Las Vegas Sun

March 29, 2024

Where I Stand: Dukakis and a flat tax for all

FORMER THREE-TERM Massachusetts Gov. Michael Dukakis wasn't elected to reside in the White House in 1988, but that defeat didn't end his life. He's still a thinker and, for several years, has been teaching in U.S. universities. Currently, he is a visiting professor at UCLA's School of Public Policy and Social Research.

During my eight years in office, I had the opportunity to serve with fellow governors Ronald Reagan, Jimmy Carter, Nelson Rockefeller, Mike Dukakis and Tom McCall among dozens of others. All of them helped contribute to my education, because I found their different ideas and methods of solving problems most interesting. Despite our disagreements on some issues, I seldom left their presence without feeling something had been learned by me and my staff.
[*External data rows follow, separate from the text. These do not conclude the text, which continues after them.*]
#ifndef PP_ISSUE_MID
#define PP_ISSUE_MID 0
#endif
#ifndef PP_PRIO_MODE
#define PP_PRIO_MODE 1
#endif
#define _PP_C ,
constexpr int PP_A_STAGE = 2 * UNIT, PP_W_BASE = 2 * PP_A_STAGE, PP_W_STAGE = 2 * UNIT;
typedef int pp_i32x8 __attribute__((ext_vector_type(8)));
__device__ __forceinline__ pp_i32x8 pp_cat(op16x8 lo, op16x8 hi) {
    typedef int i32x4_ __attribute__((ext_vector_type(4)));
    const i32x4_ a = __builtin_bit_cast(i32x4_, lo), b = __builtin_bit_cast(i32x4_, hi);
    return pp_i32x8{a[0], a[1], a[2], a[3], b[0], b[1], b[2], b[3]};
}
#ifndef PP_KSPLIT
#define PP_KSPLIT 1
#endif
#ifndef PP_EARLY
#define PP_EARLY 0
#endif
__device__ __forceinline__ void glds16_sv(const char* sbase, unsigned voff, char* lds_dst) {
    const unsigned l = (unsigned)(uintptr_t)(lptr_t)lds_dst;
    asm volatile("s_mov_b32 m0, %2\n\ts_nop 0\n\tglobal_load_lds_dwordx4 %0, %1" : : "v"(voff), "s"(sbase), "s"(l) : "memory");
}
template <int KIND>
__device__ __forceinline__ void issue_ks(const PpSrc& s, int kt, char* dst0, int wave) {
    char* dst = dst0 + wave * 2048;
    const char* ab = s.A + (int64_t)kt * (PBK * 2);
    const char* wb = s.W + (int64_t)kt * (PBK * 32);
    if constexpr (KIND == 0) {
        glds16_sv(ab, s.a0[0], dst);
        glds16_sv(ab, s.a0[1], dst + 1024);
    } else if constexpr (KIND == 1) {
        glds16_sv(ab, s.a1[0], dst);
        glds16_sv(ab, s.a1[1], dst + 1024);
    } else {
        glds16_sv(wb, s.w0[KIND - 2], dst);
        glds16_sv(wb, s.w1[KIND - 2], dst + 1024);
    }
}
__device__ __forceinline__ void ks_issue_prologue(const PpSrc& src, int kt0, int nks, char* smem, int wave) {
    issue_ks<2>(src, kt0, smem + 1 * UNIT, wave);
    issue_ks<0>(src, kt0, smem + 2 * UNIT, wave);
    issue_ks<3>(src, kt0, smem + 3 * UNIT, wave);
    issue_ks<1>(src, kt0, smem + 4 * UNIT, wave);
    if (nks > 1) {
        issue_ks<2>(src, kt0 + 1, smem + 5 * UNIT, wave);
        issue_ks<0>(src, kt0 + 1, smem + 6 * UNIT, wave);
        issue_ks<3>(src, kt0 + 1, smem + 7 * UNIT, wave);
        issue_ks<1>(src, kt0 + 1, smem + 8 * UNIT, wave);
        if (nks > 2) issue_ks<2>(src, kt0 + 2, smem + 9 * UNIT, wave);
    }
}
template <int DUMMY = 0>
__device__ __forceinline__ void pp_mainloop_ks(f32x4 (&acc)[4][8], const PpSrc& src, int kt0, int nks, char* smem, int wave, int lane, [[maybe_unused]] int kind = 1,
                                               bool pre = false) {
    const int wr = wave >> 2, wc = wave & 3;
    const int fr = lane & 15, kg = lane >> 4;
    const int a_rd = (wr * 64 + fr) * 128;
    const int a_c0 = ((kg ^ (fr & 7)) << 4), a_c1 = (((4 + kg) ^ (fr & 7)) << 4);
    const int w_rd = wc * 4096 + lane * 16;
    auto slot = [&](int ib, int k) { const int x = ib + k; return smem + (x >= 10 ? x - 10 : x) * UNIT; };
    op16x8 A0[4], A1[4], W0[4], W1[4];
    [[maybe_unused]] uint32_t st_sum[8] = {0, 0, 0, 0, 0, 0, 0, 0};
    [[maybe_unused]] uint64_t st_prev = 0;
#if PP_ABL & 32
#define PP_STAMP(i) { const uint64_t t_ = __builtin_readcyclecounter(); st_sum[i] += (uint32_t)(t_ - st_prev); st_prev = t_; }
#else
#define PP_STAMP(i)
#endif
#define KS_READ_A(DST, BASE, CH)                                                                            \
    if constexpr (!(PP_ABL & 2)) _Pragma("unroll") for (int f = 0; f < 4; ++f) DST[f] = *(const op16x8*)((BASE) + a_rd + f * 2048 + (CH));
#define KS_READ_W(DST, BASE)                                                                                \
    if constexpr (!(PP_ABL & 2)) _Pragma("unroll") for (int j = 0; j < 4; ++j) DST[j] = *(const op16x8*)((BASE) + w_rd + (j & 1) * 2048 + (j >> 1) * 1024);
#define KS_MFMA(WB, AB, MI0)                                                                                \
    if constexpr (!(PP_ABL & 8)) _Pragma("unroll") for (int j = 0; j < 4; ++j) _Pragma("unroll") for (int f = 0; f < 4; ++f) \
        acc[j][(MI0) + f] = rv_mfma16(WB[j], AB[f], acc[j][(MI0) + f]);
#define KS_SYNC_M(WAITN)                                   \
    if constexpr (grp == 1) { WAITN; }                     \
    __builtin_amdgcn_sched_barrier(0);                     \
    if constexpr (!(PP_ABL & 4)) __builtin_amdgcn_s_barrier(); \
    __builtin_amdgcn_sched_barrier(0);
#define KS_SYNC_C(WAITN)                                   \
    __builtin_amdgcn_sched_barrier(0);                     \
    if constexpr (grp == 0) { WAITN; }                     \
    __builtin_amdgcn_sched_barrier(0);                     \
    if constexpr (!(PP_ABL & 4)) __builtin_amdgcn_s_barrier(); \
    __builtin_amdgcn_sched_barrier(0);
    if constexpr (PP_ABL & 2) {
        asm volatile("" : "=v"(A0[0]), "=v"(A0[1]), "=v"(A0[2]), "=v"(A0[3]), "=v"(A1[0]), "=v"(A1[1]), "=v"(A1[2]), "=v"(A1[3]));
        asm volatile("" : "=v"(W0[0]), "=v"(W0[1]), "=v"(W0[2]), "=v"(W0[3]), "=v"(W1[0]), "=v"(W1[1]), "=v"(W1[2]), "=v"(W1[3]));
    }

Mike Dukakis, swimming against the tide of popularity President Reagan had created for his vice president, George Bush, helped bring about his own defeat with several campaign mistakes. Bush's support from Reagan and Dukakis' struggle to gain public attention resulted in some errors he probably wouldn't make if he were running again. Instead of seeking other public offices, Dukakis has become an effective professor, lecturing and writing for people who have educational backgrounds allowing them to understand and use words with more than two syllables.

A couple of weeks ago, a column written by Dukakis ran in the Los Angeles Times. It was about a subject that has been bounced around among thinkers during recent years and should be of interest to all Americans. When asked if I could use his column, he told me, "Go ahead. You can use it any way you see fit." Rather than tamper with his column, I'm printing it as it was published so you can make your own judgment.

By Michael Dukakis

Steve Forbes hoped to ride into the White House on a flat income tax with a low-earner exemption. He apparently had a lot of company, at least on the Republican side of the street.

Of course, when you look at it closely, the flat tax is nothing more than another attempt to give a huge tax break to wealthy taxpayers like Forbes. But it sounded good, at least when he first proposed it, and it transformed him, at least temporarily, into a serious challenger for the Republican nomination.

Suppose, however, that a candidate for the presidency ran on a plan for a flat tax with a high-earner exemption. We'd think he was out of his mind.

Yet that's exactly how the Social Security tax works. We pay a flat tax of 6.2 percent on every dollar we make, up to $62,700. All wages above that are tax-exempt.

The high-earner exemption is as regressive as it sounds. And it's taking a huge chunk out of the wages of average working Americans. A worker making $60,000 a year pays eight times the rate paid by someone pulling in a half-million a year and 80 times the rate paid by someone making $5 million a year. To put it another way: A $60,000 earner pays 6.2 percent on all her earnings; a $500,000 earner pays the 6.2 percent on the first $62,700, which is 0.78 percent of all of his earnings, and the earner of $5 million pays the same, which is 0.078 percent of his earnings.

It's bad enough that working middle-class Americans are feeling less and less secure. For those lucky enough to still have a job in these days of massive corporate downsizing, the Social Security tax is the unkindest cut of all.

In fact, more than half the people in this country pay more in Social Security taxes than they do in income taxes. And you can bet they aren't among the wealthiest 20 percent to whom virtually all income growth has gone since 1980.

What can we do about it? It's as simple as it is common sense. Get rid of the high-earner exemption, cut the Social Security tax rate and apply it to all earned income -- just what the flat-taxers say they want to do to the income tax.

If we made this one move, the Social Security flat-tax rate would decrease by 12 percent. Everyone earning less than $82,000 -- that's more than 97 percent of American workers -- would get a tax break. It wouldn't increase the federal deficit one dime. But it would eliminate the necessity for the kind of tax cut that budget negotiators are wrestling with, which would add billions to the deficit.

Lower taxes for the overwhelming majority of working Americans. Heightened fairness. A fiscally responsible tax cut for the middle class. These are the goals that all fair-minded Republicans and Democrats should be able to support.

Of course, people like Steve Forbes would have to pay the same rate as the rest of us. But wasn't that the principle behind the flat tax in the first place?